## Aim of the task
Comb the records below for the string "DevBuf" and copy each line where it turns up.

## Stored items
========

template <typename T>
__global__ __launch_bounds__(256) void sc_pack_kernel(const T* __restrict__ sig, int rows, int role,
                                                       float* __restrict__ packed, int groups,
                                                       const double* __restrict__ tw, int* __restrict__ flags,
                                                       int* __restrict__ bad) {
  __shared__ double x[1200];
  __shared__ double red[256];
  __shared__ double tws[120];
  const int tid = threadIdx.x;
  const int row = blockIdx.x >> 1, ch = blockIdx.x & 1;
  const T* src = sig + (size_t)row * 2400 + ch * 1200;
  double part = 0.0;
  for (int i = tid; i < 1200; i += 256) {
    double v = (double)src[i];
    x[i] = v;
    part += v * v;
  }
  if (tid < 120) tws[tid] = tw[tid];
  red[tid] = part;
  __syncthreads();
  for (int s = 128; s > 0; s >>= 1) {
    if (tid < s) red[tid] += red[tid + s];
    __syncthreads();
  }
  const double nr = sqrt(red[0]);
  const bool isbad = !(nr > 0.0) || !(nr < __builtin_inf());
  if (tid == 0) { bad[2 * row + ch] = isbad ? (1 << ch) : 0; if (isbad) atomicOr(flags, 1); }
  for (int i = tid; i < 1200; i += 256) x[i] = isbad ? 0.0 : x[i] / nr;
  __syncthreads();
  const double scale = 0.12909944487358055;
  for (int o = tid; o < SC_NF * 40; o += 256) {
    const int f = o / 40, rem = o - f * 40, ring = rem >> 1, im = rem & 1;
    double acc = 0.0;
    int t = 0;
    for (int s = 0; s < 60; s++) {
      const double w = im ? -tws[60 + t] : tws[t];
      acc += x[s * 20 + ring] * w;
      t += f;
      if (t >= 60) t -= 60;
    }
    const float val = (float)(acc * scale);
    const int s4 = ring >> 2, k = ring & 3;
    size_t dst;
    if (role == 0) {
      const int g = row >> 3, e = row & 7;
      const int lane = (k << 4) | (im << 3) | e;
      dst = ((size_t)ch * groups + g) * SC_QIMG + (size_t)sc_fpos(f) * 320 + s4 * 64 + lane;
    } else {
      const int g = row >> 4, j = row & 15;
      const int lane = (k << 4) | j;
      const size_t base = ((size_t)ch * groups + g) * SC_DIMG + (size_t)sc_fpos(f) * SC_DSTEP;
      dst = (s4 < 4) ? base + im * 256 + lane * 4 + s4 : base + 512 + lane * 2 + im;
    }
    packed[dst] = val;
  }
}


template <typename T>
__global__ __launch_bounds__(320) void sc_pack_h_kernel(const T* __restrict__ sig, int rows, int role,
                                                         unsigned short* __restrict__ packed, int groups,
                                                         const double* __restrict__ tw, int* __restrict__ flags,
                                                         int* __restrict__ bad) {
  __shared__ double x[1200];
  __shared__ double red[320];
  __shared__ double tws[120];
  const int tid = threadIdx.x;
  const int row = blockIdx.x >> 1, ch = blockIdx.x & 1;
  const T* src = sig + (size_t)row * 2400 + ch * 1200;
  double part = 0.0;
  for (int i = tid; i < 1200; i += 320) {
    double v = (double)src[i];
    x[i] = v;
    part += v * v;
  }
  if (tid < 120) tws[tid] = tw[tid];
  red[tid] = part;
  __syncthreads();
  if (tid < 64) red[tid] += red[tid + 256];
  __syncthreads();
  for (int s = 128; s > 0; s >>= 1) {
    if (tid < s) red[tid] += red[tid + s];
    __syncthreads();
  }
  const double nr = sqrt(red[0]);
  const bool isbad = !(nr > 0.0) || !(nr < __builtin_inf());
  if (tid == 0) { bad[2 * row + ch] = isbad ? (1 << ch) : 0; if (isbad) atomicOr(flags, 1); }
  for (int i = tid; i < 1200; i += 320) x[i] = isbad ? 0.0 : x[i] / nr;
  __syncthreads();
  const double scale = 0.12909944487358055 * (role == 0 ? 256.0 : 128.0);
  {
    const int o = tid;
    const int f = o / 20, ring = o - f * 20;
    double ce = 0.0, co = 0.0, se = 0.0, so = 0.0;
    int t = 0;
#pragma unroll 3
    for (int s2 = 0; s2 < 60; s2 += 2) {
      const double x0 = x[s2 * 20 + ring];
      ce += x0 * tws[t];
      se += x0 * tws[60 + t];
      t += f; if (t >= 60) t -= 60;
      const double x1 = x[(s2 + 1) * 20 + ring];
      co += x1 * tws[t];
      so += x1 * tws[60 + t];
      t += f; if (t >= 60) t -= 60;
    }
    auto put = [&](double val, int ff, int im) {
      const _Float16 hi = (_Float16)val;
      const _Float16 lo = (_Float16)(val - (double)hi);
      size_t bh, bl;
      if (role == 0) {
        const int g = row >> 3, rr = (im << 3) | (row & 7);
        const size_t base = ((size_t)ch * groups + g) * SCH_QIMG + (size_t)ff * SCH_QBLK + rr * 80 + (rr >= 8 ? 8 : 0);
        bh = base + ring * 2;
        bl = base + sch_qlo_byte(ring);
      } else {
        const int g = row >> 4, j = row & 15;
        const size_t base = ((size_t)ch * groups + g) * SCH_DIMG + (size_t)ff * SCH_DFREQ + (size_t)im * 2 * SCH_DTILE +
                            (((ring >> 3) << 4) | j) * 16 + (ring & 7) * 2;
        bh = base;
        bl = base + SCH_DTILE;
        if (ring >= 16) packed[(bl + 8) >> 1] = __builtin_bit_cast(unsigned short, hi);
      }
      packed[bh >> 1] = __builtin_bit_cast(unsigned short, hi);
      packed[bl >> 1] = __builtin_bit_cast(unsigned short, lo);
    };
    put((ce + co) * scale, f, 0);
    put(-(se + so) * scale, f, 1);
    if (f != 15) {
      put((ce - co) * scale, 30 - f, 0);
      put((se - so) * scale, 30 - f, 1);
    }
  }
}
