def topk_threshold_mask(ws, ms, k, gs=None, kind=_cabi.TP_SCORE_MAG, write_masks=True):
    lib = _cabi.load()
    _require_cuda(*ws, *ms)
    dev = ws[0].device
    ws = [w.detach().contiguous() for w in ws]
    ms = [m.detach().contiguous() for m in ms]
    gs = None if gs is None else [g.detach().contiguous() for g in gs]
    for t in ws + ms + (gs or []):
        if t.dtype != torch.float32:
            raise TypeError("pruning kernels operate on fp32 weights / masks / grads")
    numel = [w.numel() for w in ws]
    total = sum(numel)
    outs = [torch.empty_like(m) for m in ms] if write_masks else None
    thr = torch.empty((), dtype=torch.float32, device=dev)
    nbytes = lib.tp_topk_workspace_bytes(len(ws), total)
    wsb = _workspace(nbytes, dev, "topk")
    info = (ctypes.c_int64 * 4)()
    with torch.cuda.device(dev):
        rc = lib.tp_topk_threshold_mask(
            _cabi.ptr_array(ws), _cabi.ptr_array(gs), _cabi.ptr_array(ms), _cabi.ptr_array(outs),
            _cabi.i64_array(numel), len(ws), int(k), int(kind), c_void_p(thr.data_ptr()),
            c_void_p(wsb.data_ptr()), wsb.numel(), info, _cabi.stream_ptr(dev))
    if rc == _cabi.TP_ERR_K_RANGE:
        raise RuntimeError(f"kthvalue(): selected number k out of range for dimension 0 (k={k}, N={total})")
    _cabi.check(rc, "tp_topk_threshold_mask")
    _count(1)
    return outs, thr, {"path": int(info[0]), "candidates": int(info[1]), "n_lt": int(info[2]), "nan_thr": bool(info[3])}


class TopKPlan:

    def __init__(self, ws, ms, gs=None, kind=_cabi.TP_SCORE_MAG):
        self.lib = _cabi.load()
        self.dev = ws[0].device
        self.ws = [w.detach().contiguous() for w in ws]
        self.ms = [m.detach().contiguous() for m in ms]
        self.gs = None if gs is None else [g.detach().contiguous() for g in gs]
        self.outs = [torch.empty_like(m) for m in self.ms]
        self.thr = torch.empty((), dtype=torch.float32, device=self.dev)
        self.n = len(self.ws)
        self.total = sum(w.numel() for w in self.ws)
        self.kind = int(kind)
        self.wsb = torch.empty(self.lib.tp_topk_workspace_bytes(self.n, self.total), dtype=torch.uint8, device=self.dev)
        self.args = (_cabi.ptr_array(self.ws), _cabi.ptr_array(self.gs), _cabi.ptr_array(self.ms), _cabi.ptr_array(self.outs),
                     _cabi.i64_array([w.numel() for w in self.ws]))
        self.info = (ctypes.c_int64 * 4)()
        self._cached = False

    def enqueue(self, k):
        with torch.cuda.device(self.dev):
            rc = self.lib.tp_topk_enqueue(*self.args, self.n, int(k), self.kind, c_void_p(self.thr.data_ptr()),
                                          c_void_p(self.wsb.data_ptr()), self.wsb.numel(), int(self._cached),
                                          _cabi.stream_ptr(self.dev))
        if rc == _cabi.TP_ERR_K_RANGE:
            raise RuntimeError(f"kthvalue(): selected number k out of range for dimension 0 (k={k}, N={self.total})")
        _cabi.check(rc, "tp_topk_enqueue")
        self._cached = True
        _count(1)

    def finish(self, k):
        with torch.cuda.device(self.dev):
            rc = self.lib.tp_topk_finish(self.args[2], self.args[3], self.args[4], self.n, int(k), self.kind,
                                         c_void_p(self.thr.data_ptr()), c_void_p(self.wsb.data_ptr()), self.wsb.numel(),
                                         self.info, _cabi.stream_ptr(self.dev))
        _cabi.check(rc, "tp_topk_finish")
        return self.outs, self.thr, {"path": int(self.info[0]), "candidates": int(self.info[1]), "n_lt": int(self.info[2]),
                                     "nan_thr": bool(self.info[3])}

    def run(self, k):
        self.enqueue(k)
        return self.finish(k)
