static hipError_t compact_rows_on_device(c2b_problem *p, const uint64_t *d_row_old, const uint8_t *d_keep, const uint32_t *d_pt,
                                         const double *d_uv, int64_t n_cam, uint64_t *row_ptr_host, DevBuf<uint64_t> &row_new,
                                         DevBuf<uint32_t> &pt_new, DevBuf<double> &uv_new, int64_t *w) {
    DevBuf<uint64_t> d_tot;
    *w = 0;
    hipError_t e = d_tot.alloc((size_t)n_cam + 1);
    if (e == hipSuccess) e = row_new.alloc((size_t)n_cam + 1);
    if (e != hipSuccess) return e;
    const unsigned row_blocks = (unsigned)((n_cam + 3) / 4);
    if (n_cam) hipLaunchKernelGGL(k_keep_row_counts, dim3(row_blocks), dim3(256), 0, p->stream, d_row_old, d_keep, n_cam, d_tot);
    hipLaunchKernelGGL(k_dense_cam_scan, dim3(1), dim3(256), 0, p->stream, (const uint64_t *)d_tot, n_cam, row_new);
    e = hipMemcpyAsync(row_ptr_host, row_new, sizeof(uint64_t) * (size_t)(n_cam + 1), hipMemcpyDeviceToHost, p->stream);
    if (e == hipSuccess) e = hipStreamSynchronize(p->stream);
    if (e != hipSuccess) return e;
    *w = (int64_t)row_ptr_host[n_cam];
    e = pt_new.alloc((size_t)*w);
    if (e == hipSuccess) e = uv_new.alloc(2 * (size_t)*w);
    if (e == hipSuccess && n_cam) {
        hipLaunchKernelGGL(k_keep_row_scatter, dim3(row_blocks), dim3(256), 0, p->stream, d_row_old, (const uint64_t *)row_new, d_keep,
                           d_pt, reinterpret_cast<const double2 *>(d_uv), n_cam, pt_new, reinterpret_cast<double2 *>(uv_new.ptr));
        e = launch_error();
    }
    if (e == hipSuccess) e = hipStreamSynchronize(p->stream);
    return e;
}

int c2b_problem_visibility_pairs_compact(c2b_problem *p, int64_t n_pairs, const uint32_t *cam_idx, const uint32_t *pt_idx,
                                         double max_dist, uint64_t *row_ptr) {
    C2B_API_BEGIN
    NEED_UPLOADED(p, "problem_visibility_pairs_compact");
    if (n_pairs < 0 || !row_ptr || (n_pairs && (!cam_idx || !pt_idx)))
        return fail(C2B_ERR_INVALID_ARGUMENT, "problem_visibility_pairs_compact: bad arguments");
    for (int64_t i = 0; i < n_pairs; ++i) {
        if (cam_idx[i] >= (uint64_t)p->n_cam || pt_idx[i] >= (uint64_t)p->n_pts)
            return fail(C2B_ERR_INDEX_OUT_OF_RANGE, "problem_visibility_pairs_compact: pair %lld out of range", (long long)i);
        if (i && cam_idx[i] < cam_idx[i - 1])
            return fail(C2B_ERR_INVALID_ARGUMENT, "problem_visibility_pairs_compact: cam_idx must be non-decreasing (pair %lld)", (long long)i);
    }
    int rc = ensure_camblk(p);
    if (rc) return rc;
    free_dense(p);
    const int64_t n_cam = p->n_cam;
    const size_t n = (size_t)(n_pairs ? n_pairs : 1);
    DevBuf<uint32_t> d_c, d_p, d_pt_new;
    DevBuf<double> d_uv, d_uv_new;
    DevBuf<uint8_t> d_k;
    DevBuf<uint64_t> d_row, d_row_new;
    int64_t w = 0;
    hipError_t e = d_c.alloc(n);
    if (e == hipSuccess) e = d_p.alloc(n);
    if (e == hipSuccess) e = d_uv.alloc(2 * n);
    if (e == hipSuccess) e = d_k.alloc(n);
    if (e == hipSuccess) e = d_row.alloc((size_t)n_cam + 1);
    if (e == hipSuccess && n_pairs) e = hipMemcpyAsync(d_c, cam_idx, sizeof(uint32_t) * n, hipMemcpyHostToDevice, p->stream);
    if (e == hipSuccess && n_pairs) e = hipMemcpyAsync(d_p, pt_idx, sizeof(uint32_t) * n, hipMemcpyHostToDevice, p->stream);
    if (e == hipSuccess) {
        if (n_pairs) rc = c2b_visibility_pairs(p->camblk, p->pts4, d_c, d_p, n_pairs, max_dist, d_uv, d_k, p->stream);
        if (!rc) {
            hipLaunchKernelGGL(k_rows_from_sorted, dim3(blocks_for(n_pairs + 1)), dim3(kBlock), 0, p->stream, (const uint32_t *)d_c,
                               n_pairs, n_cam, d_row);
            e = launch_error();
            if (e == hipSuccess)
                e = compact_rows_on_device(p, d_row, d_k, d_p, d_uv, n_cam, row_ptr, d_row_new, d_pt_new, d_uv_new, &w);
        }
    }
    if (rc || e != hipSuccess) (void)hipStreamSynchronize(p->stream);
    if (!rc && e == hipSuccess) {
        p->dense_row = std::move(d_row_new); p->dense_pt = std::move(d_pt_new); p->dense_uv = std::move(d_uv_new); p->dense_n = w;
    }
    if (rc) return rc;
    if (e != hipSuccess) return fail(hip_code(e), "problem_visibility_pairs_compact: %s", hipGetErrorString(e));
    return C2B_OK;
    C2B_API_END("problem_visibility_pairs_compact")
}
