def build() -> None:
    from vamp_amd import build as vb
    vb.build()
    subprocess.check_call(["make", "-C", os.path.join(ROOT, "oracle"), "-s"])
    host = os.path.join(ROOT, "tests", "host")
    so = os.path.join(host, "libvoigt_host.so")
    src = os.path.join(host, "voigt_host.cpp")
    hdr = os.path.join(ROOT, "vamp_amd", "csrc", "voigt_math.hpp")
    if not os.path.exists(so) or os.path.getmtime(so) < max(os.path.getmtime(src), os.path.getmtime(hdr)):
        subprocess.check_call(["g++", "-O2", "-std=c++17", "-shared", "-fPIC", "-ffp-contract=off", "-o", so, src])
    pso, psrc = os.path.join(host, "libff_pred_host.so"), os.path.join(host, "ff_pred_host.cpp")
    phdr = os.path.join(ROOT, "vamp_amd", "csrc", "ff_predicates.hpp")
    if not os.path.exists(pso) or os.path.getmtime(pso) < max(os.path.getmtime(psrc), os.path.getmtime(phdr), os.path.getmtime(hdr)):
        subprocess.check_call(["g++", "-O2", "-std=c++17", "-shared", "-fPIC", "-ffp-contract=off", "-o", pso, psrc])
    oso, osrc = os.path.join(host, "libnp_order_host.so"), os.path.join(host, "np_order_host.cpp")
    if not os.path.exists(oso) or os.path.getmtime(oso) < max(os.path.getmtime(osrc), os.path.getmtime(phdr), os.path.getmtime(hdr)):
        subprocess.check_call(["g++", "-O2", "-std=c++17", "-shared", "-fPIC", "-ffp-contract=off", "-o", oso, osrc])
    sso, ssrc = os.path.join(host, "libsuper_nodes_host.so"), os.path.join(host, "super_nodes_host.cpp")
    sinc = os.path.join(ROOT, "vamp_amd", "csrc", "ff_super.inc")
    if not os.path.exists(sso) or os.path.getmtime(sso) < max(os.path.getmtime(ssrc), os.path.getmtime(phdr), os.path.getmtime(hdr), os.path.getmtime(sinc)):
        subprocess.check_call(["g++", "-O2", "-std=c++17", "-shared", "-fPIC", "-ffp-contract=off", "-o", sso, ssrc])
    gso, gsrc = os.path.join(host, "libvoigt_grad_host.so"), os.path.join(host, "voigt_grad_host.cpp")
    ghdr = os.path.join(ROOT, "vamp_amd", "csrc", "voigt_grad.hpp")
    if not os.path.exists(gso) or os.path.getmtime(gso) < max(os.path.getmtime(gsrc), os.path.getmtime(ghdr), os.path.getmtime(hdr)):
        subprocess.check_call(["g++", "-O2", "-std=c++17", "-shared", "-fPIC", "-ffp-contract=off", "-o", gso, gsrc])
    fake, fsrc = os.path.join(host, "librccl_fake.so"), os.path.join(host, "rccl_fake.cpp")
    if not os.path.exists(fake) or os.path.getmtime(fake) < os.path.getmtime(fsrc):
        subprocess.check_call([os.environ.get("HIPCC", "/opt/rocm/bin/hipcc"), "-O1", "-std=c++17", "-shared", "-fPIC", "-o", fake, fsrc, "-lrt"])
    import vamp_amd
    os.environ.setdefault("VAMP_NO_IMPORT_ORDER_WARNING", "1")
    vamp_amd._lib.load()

========

## Completed task
                                         const double *d_uv, int64_t n_cam, uint64_t *row_ptr_host, DevBuf<uint64_t> &row_new,
                                         DevBuf<uint32_t> &pt_new, DevBuf<double> &uv_new, int64_t *w) {
    DevBuf<uint64_t> d_tot;
    DevBuf<uint32_t> d_c, d_p, d_pt_new;
    DevBuf<double> d_uv, d_uv_new;
    DevBuf<uint8_t> d_k;
    DevBuf<uint64_t> d_row, d_row_new;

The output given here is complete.